It is a rare feat to strike a perfect balance between fantasy and reality, costume and clothes. When it happens, however, it is a breath of fresh air and confirmation of the power of fashion. Alexander McQueen presented such a show, beloved by all who witnessed it. His inspiration began with a 600-year-old elm tree and from there he created a story of a girl who escapes from the tree and marries a prince. Drawing much on his emotions and personal experiences, McQueen created graceful empire-waisted, ballerina gowns countered with either leather leggings or extreme color. This is one fantasy I'd like to join.



Chado Ralph Rucci
The inspiration for this season was quantum mechanics, the physics of waves. These undulations not only added a sense of cohesion to the collection, but also an exciting contrast to the clean lines. Rucci's collection was greatly admired by Nicole Phelps, WWD, and Suzy Menkes and the reasons are clear.


Lanvin
Suzy Menkes concisely states why Alber Elbaz has made Lanvin so successful: 'Elbaz does not project fashion into the future but nor does he reference the past. He makes clothes seem desirable for the here and now, with the deceptive simplicity that marks a powerful talent.' The fall collection at Lanvin exhibited Elbaz's great skill and ingenuity where he mainly used ribbons of grosgrain to create his little black dresses. Amazing how something so seemingly simple and obvious could be made into remarkable creations of femininity.

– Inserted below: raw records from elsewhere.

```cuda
template <int RNG>
__global__ void __launch_bounds__(kThreads, RNG == GC_RNG_PHILOX ? 3 : 4)
cell_step_kernel(const __grid_constant__ CellTables tab, const __grid_constant__ StepIO io)
{
    __shared__ uint2 s_sa[GC_TBL];
    __shared__ float s_rn[GC_TBL];
    __shared__ uint8_t s_se[GC_MAX_CELLS][GC_TBL];
    __shared__ unsigned long long s_stats[5];
    const int C = tab.n_cells;

    for (int i = threadIdx.x; i < GC_TBL; i += kThreads)
        s_sa[i] = make_uint2(tab.sa[i], __float_as_uint(tab.reward[i])), s_rn[i] = tab.reward_noisy[i];
    for (int i = threadIdx.x; i < C * GC_TBL; i += kThreads)
        s_se[i / GC_TBL][i % GC_TBL] = tab.se[i / GC_TBL][i % GC_TBL];
    if (threadIdx.x < 5) s_stats[threadIdx.x] = 0;
    __syncthreads();

    const uint32_t step_counter = (RNG == GC_RNG_PHILOX) ? launch_step_counter(io) : 0u;
    uint32_t st_steps = 0, st_unsafe = 0, st_count = 0, st_trunc = 0;
    long long st_reward = 0;
    const uint32_t ld = static_cast<uint32_t>(io.ld);
    const uint32_t stride = gridDim.x * kThreads * kEPT, e_end = static_cast<uint32_t>(io.end);
    for (uint32_t e0 = static_cast<uint32_t>(io.begin) + (blockIdx.x * kThreads + threadIdx.x) * kEPT;
         e0 < e_end; e0 += stride) {
        const int rem = static_cast<int>(e_end - e0 < kEPT ? e_end - e0 : kEPT);
        const uint64_t gid0 = static_cast<uint64_t>(io.env_id_offset) + e0;
        const uint32_t gid_lo = static_cast<uint32_t>(gid0), gid_hi = static_cast<uint32_t>(gid0 >> 32);
        uint32_t sw = ld_stream_u32(io.state + e0), aw = ld_stream_u32(io.actions + e0);
        const int4 t4 = ld_stream_v4(io.t + e0);
        const int tin[kEPT] = {t4.x, t4.y, t4.z, t4.w};
        int tn[kEPT] = {t4.x + 1, t4.y + 1, t4.z + 1, t4.w + 1};
        uint32_t trunc_w = 0, keep = 0xFFFFFFFFu;
        if (io.max_episode_steps > 0) {
#pragma unroll
            for (int e = 0; e < kEPT; ++e)
                if (tn[e] >= io.max_episode_steps) { tn[e] = 0; trunc_w |= 1u << (8 * e); keep &= ~(0xFFu << (8 * e)); }
        }
        float r[kEPT] = {0.f, 0.f, 0.f, 0.f};
        uint32_t idx[kEPT] = {0, 0, 0, 0};
        uint32_t unsafe_w = 0, count_w = 0, row0 = 0;
        uint32_t rnd[kEPT][4];
        uint32_t fire16[kEPT] = {0, 0, 0, 0};
        const bool wide = C > GC_NARROW_CELLS;
        if (RNG == GC_RNG_PHILOX && wide) {
#pragma unroll
            for (int e = 0; e < kEPT; ++e)
                fire16[e] = fire_bits_wide<2>(tab, gid_lo | e, gid_hi, io.episodic ? static_cast<uint32_t>(tin[e]) : step_counter,
                                              io.round_key);
        }

#pragma unroll 1
        for (int c = 0; c < C; ++c) {
            uint32_t sn = 0, an = 0;
            if (c + 1 < C) {
                sn = ld_stream_u32(io.state + ((c + 1) * ld + e0));
                an = ld_stream_u32(io.actions + ((c + 1) * ld + e0));
            }
            if (RNG == GC_RNG_PHILOX && !wide && (c & 3) == 0) {
#pragma unroll
                for (int e = 0; e < kEPT; ++e) {
                    const uint32_t ctr = io.episodic ? static_cast<uint32_t>(tin[e]) : step_counter;
                    philox4x32_10(gid_lo | e, gid_hi, ctr, static_cast<uint32_t>(c >> 2), io.round_key, rnd[e]);
                }
            }
            uint32_t row = 0, sew = 0;
#pragma unroll
            for (int e = 0; e < kEPT; ++e) {
                const uint32_t sa_ix = (byte_of(sw, e) * GC_LVL_PAD + byte_of(aw, e)) & (GC_TBL - 1);
                const uint2 ent = s_sa[sa_ix];
                bool fire = false;
                if (RNG == GC_RNG_PHILOX) {
                    const uint32_t word = (c & 3) == 0 ? rnd[e][0] : (c & 3) == 1 ? rnd[e][1] : (c & 3) == 2 ? rnd[e][2] : rnd[e][3];
                    fire = (ent.x & 0x100u) && tab.noise_thr_nz && (wide ? ((fire16[e] >> c) & 1u) != 0u : word <= tab.noise_thr_m1);
                } else if (RNG == GC_RNG_REPLAY) {
                    if (e < rem && (ent.x & 0x100u)) fire = io.replay[static_cast<size_t>(e0 + e) * C + c] < tab.noise_prob;
                }
                const uint32_t nxt = fire ? ((ent.x >> 4) & 15u) : (ent.x & 15u);
                r[e] += fire ? s_rn[sa_ix] : __uint_as_float(ent.y);
                row |= nxt << (8 * e);
                count_w += ((tab.counted_mask >> nxt) & 1u) << (8 * e);
            }
            if (c == 0) row0 = row;
            uint32_t sew0 = 0;
#pragma unroll
            for (int e = 0; e < kEPT; ++e) {
                const uint32_t s0n = byte_of(row0, e), sp = byte_of(row, e);
                if (c > 0) {
                    const uint32_t code = s_se[c][(s0n * GC_LVL_PAD + sp) & (GC_TBL - 1)];
                    sew |= code << (8 * e);
                    unsafe_w |= (code == 2u ? 1u : 0u) << (8 * e);
                }
                if (c == 1 || C == 1) {
                    const uint32_t code0 = s_se[0][(s0n * GC_LVL_PAD + sp) & (GC_TBL - 1)];
                    sew0 |= code0 << (8 * e);
                    unsafe_w |= (code0 == 2u ? 1u : 0u) << (8 * e);
                }
            }
            if (io.se_row) {
                if (c > 0) st_stream_u32(io.se_row + (c * ld + e0), sew);
                if (c == 1 || C == 1) st_stream_u32(io.se_row + e0, sew0);
            }
            const uint32_t out = (row & keep) | ((0x01010101u * static_cast<uint8_t>(tab.init[c])) & ~keep);
            st_stream_u32(io.state + (c * ld + e0), out);
            if (io.final_state) st_stream_u32(io.final_state + (c * ld + e0), row);
            const uint32_t place = tab.place[c];
#pragma unroll
            for (int e = 0; e < kEPT; ++e) idx[e] += byte_of(out, e) * place;
            sw = sn; aw = an;
        }

        float rout[kEPT];
#pragma unroll
        for (int e = 0; e < kEPT; ++e) {
            float rr = r[e];
            if (tab.reward_log2) rr = log2_1p(rr);
            rout[e] = rr;
            if (e < rem) st_reward += __float2int_rn(rr * 16777216.0f);
        }
        {
            const uint32_t vb = valid_bytes(rem);
            st_steps += rem;
            st_unsafe = add_bytes(unsafe_w & vb, st_unsafe);
            st_count = add_bytes(count_w & vb, st_count);
            st_trunc = add_bytes(trunc_w & vb, st_trunc);
        }
        st_stream_v4(io.t + e0, make_int4(tn[0], tn[1], tn[2], tn[3]));
        st_stream_v4(io.reward + e0, make_int4(__float_as_int(rout[0]), __float_as_int(rout[1]),
                                               __float_as_int(rout[2]), __float_as_int(rout[3])));
        st_stream_v4(io.index + e0, make_int4(idx[0], idx[1], idx[2], idx[3]));
        st_stream_u32(io.terminated + e0, 0u);
        st_stream_u32(io.truncated + e0, trunc_w);
        st_stream_u32(io.unsafe + e0, unsafe_w);
        st_stream_u32(io.count + e0, count_w);
    }
    if (io.stats) {
        const ThreadStats ts = {st_steps, st_unsafe, st_count, st_trunc, st_reward};
        block_flush_stats(ts, s_stats, io.stats);
    }
    tick_step_counter(io);
}

struct InitBlock { int8_t cells[GC_MAX_CELLS]; uint32_t index; int32_t n_cells; };

__global__ void __launch_bounds__(kThreads)
reset_kernel(const __grid_constant__ InitBlock ini, const uint8_t *__restrict__ mask, int8_t *state,
             int32_t *t, uint32_t *index, int64_t n, int64_t ld)
{
    const int64_t stride = static_cast<int64_t>(gridDim.x) * kThreads * kEPT;
    for (int64_t e0 = (static_cast<int64_t>(blockIdx.x) * kThreads + threadIdx.x) * kEPT; e0 < n; e0 += stride) {
        if (mask == nullptr) {
            for (int c = 0; c < ini.n_cells; ++c)
                *reinterpret_cast<uint32_t *>(state + c * ld + e0) = 0x01010101u * static_cast<uint8_t>(ini.cells[c]);
            *reinterpret_cast<int4 *>(t + e0) = make_int4(0, 0, 0, 0);
            if (index) *reinterpret_cast<uint4 *>(index + e0) = make_uint4(ini.index, ini.index, ini.index, ini.index);
        } else {
            const uint32_t m = *reinterpret_cast<const uint32_t *>(mask + e0);
            if (m == 0u) continue;
            uint32_t sel = 0;
#pragma unroll
            for (int e = 0; e < kEPT; ++e) if (byte_of(m, e)) sel |= 0xFFu << (8 * e);
            for (int c = 0; c < ini.n_cells; ++c) {
                uint32_t *w = reinterpret_cast<uint32_t *>(state + c * ld + e0);
                *w = (*w & ~sel) | ((0x01010101u * static_cast<uint8_t>(ini.cells[c])) & sel);
            }
#pragma unroll
            for (int e = 0; e < kEPT; ++e)
                if (byte_of(m, e)) { t[e0 + e] = 0; if (index) index[e0 + e] = ini.index; }
        }
    }
}

__global__ void tick_kernel(uint32_t *step, uint32_t inc) { *step += inc; }

__global__ void __launch_bounds__(kThreads)
encode_kernel(int64_t n, int64_t ld, int n_cells, uint32_t radix, const int8_t *__restrict__ cells,
              uint32_t *__restrict__ index)
{
    const int64_t stride = static_cast<int64_t>(gridDim.x) * kThreads * kEPT;
    for (int64_t e0 = (static_cast<int64_t>(blockIdx.x) * kThreads + threadIdx.x) * kEPT; e0 < n; e0 += stride) {
        uint32_t idx[kEPT] = {0, 0, 0, 0};
        uint32_t place = 1;
        for (int c = 0; c < n_cells; ++c) {
            const uint32_t w = ld_stream_u32(cells + c * ld + e0);
#pragma unroll
            for (int e = 0; e < kEPT; ++e) idx[e] += byte_of(w, e) * place;
            place *= radix;
        }
        st_stream_v4(index + e0, make_int4(idx[0], idx[1], idx[2], idx[3]));
    }
}

__global__ void __launch_bounds__(kThreads)
decode_kernel(int64_t n, int64_t ld, int n_cells, uint32_t radix, const uint32_t *__restrict__ index,
              int8_t *__restrict__ cells)
{
    const int64_t stride = static_cast<int64_t>(gridDim.x) * kThreads * kEPT;
    for (int64_t e0 = (static_cast<int64_t>(blockIdx.x) * kThreads + threadIdx.x) * kEPT; e0 < n; e0 += stride) {
        const int4 v = ld_stream_v4(index + e0);
        uint32_t idx[kEPT] = {static_cast<uint32_t>(v.x), static_cast<uint32_t>(v.y),
                              static_cast<uint32_t>(v.z), static_cast<uint32_t>(v.w)};
        for (int c = 0; c < n_cells; ++c) {
            uint32_t w = 0;
#pragma unroll
            for (int e = 0; e < kEPT; ++e) {
                w |= (idx[e] % radix) << (8 * e);
                idx[e] /= radix;
            }
            st_stream_u32(cells + c * ld + e0, w);
        }
    }
}

struct MixedRadix { uint32_t radix[GC_MAX_CELLS]; int32_t min[GC_MAX_CELLS]; int32_t n_cells; };

__global__ void __launch_bounds__(kThreads)
encode_mixed_kernel(const __grid_constant__ MixedRadix mr, int64_t n, int64_t ld, const int8_t *__restrict__ cells,
                    uint32_t *__restrict__ index)
{
    const int64_t stride = static_cast<int64_t>(gridDim.x) * kThreads * kEPT;
    for (int64_t e0 = (static_cast<int64_t>(blockIdx.x) * kThreads + threadIdx.x) * kEPT; e0 < n; e0 += stride) {
        uint32_t idx[kEPT] = {0, 0, 0, 0};
        uint32_t place = 1;
        for (int c = 0; c < mr.n_cells; ++c) {
            const uint32_t w = ld_stream_u32(cells + c * ld + e0);
#pragma unroll
            for (int e = 0; e < kEPT; ++e) {
                const int digit = static_cast<int>(static_cast<int8_t>(byte_of(w, e))) - mr.min[c];
                idx[e] += static_cast<uint32_t>(digit) * place;
            }
            place *= mr.radix[c];
        }
        st_stream_v4(index + e0, make_int4(idx[0], idx[1], idx[2], idx[3]));
    }
}

__global__ void __launch_bounds__(kThreads)
decode_mixed_kernel(const __grid_constant__ MixedRadix mr, int64_t n, int64_t ld, const uint32_t *__restrict__ index,
                    int8_t *__restrict__ cells)
{
    const int64_t stride = static_cast<int64_t>(gridDim.x) * kThreads * kEPT;
    for (int64_t e0 = (static_cast<int64_t>(blockIdx.x) * kThreads + threadIdx.x) * kEPT; e0 < n; e0 += stride) {
        const int4 v = ld_stream_v4(index + e0);
        uint32_t idx[kEPT] = {static_cast<uint32_t>(v.x), static_cast<uint32_t>(v.y),
                              static_cast<uint32_t>(v.z), static_cast<uint32_t>(v.w)};
        for (int c = 0; c < mr.n_cells; ++c) {
            const uint32_t radix = mr.radix[c];
            uint32_t w = 0;
#pragma unroll
            for (int e = 0; e < kEPT; ++e) {
                const int level = static_cast<int>(idx[e] % radix) + mr.min[c];
                w |= (static_cast<uint32_t>(level) & 0xFFu) << (8 * e);
                idx[e] /= radix;
            }
            st_stream_u32(cells + c * ld + e0, w);
        }
    }
}

}

cudaError_t gc_launch_encode_mixed(int64_t n, int64_t ld, int n_cells, const int32_t *radix, const int32_t *min,
                                   const int8_t *cells, uint32_t *index, cudaStream_t st)
{
    MixedRadix mr = {};
    for (int c = 0; c < n_cells; ++c) { mr.radix[c] = static_cast<uint32_t>(radix[c]); mr.min[c] = min ? min[c] : 0; }
    mr.n_cells = n_cells;
    const int64_t need = (n + kThreads * kEPT - 1) / (kThreads * kEPT);
    encode_mixed_kernel<<<static_cast<int>(need < 1 ? 1 : (need > 65535 ? 65535 : need)), kThreads, 0, st>>>(mr, n, ld, cells, index);
    return cudaGetLastError();
}

cudaError_t gc_launch_decode_mixed(int64_t n, int64_t ld, int n_cells, const int32_t *radix, const int32_t *min,
                                   const uint32_t *index, int8_t *cells, cudaStream_t st)
{
    MixedRadix mr = {};
    for (int c = 0; c < n_cells; ++c) { mr.radix[c] = static_cast<uint32_t>(radix[c]); mr.min[c] = min ? min[c] : 0; }
    mr.n_cells = n_cells;
    const int64_t need = (n + kThreads * kEPT - 1) / (kThreads * kEPT);
    decode_mixed_kernel<<<static_cast<int>(need < 1 ? 1 : (need > 65535 ? 65535 : need)), kThreads, 0, st>>>(mr, n, ld, index, cells);
    return cudaGetLastError();
}

cudaError_t gc_launch_cell_step(const CellTables &tab, const StepIO &io, int rng_mode, int n_sm, cudaStream_t st)
{
    if (tab.n_cells < 1 || tab.n_cells > GC_MAX_CELLS) return cudaErrorInvalidValue;
    const int64_t n = io.end - io.begin;
    switch (rng_mode) {
    case GC_RNG_NONE:
        cell_step_kernel<GC_RNG_NONE><<<grid_for<cell_step_kernel<GC_RNG_NONE>>(n, n_sm), kThreads, 0, st>>>(tab, io);
        break;
    case GC_RNG_PHILOX:
        cell_step_kernel<GC_RNG_PHILOX><<<grid_for<cell_step_kernel<GC_RNG_PHILOX>>(n, n_sm), kThreads, 0, st>>>(tab, io);
        break;
    default:
        cell_step_kernel<GC_RNG_REPLAY><<<grid_for<cell_step_kernel<GC_RNG_REPLAY>>(n, n_sm), kThreads, 0, st>>>(tab, io);
        break;
    }
    return cudaGetLastError();
}

cudaError_t gc_launch_reset(int n_cells, const int8_t *init, uint32_t init_index, const uint8_t *mask,
                            int8_t *state, int32_t *t, uint32_t *index, int64_t n, int64_t ld, cudaStream_t st)
{
    InitBlock ini;
    for (int c = 0; c < GC_MAX_CELLS; ++c) ini.cells[c] = c < n_cells ? init[c] : 0;
    ini.index = init_index;
    ini.n_cells = n_cells;
    const int64_t need = (n + kThreads * kEPT - 1) / (kThreads * kEPT);
    reset_kernel<<<static_cast<int>(need < 1 ? 1 : (need > 65535 ? 65535 : need)), kThreads, 0, st>>>(
        ini, mask, state, t, index, n, ld);
    return cudaGetLastError();
}

cudaError_t gc_launch_tick(uint32_t *d_step, uint32_t inc, cudaStream_t st)
{
    tick_kernel<<<1, 1, 0, st>>>(d_step, inc);
    return cudaGetLastError();
}

cudaError_t gc_launch_encode(int64_t n, int64_t ld, int n_cells, uint32_t radix, const int8_t *cells,
                             uint32_t *index, cudaStream_t st)
{
    const int64_t need = (n + kThreads * kEPT - 1) / (kThreads * kEPT);
    encode_kernel<<<static_cast<int>(need < 1 ? 1 : (need > 65535 ? 65535 : need)), kThreads, 0, st>>>(
        n, ld, n_cells, radix, cells, index);
    return cudaGetLastError();
}
// ... 10 lines not shown
```

include/gym_cellular_b200.h:

```cpp
#ifndef GYM_CELLULAR_B200_H
#define GYM_CELLULAR_B200_H

#include <stdint.h>

#ifdef __cplusplus
extern "C" {
#endif

#define GC_ABI_VERSION 2

typedef struct gc_env gc_env;
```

Nina RicciOlivier Theyskens at Nina Ricci seemed to break free of his fairytale goth aesthetic and instead found color and exquisite draping for fall. It was only a year ago that Theyskens showed his first collection for Nina Ricci; Rochas, his previous employer, had closed their clothing line. That collection one year ago was beautiful, but--as Sarah Mower points out--was more of a collection for Rochas than a new start for Nina Ricci. Looking at this collection with that in mind, I wonder if Theyskens is a designer that will be exquisite, but exquisitely similar, no matter where he is.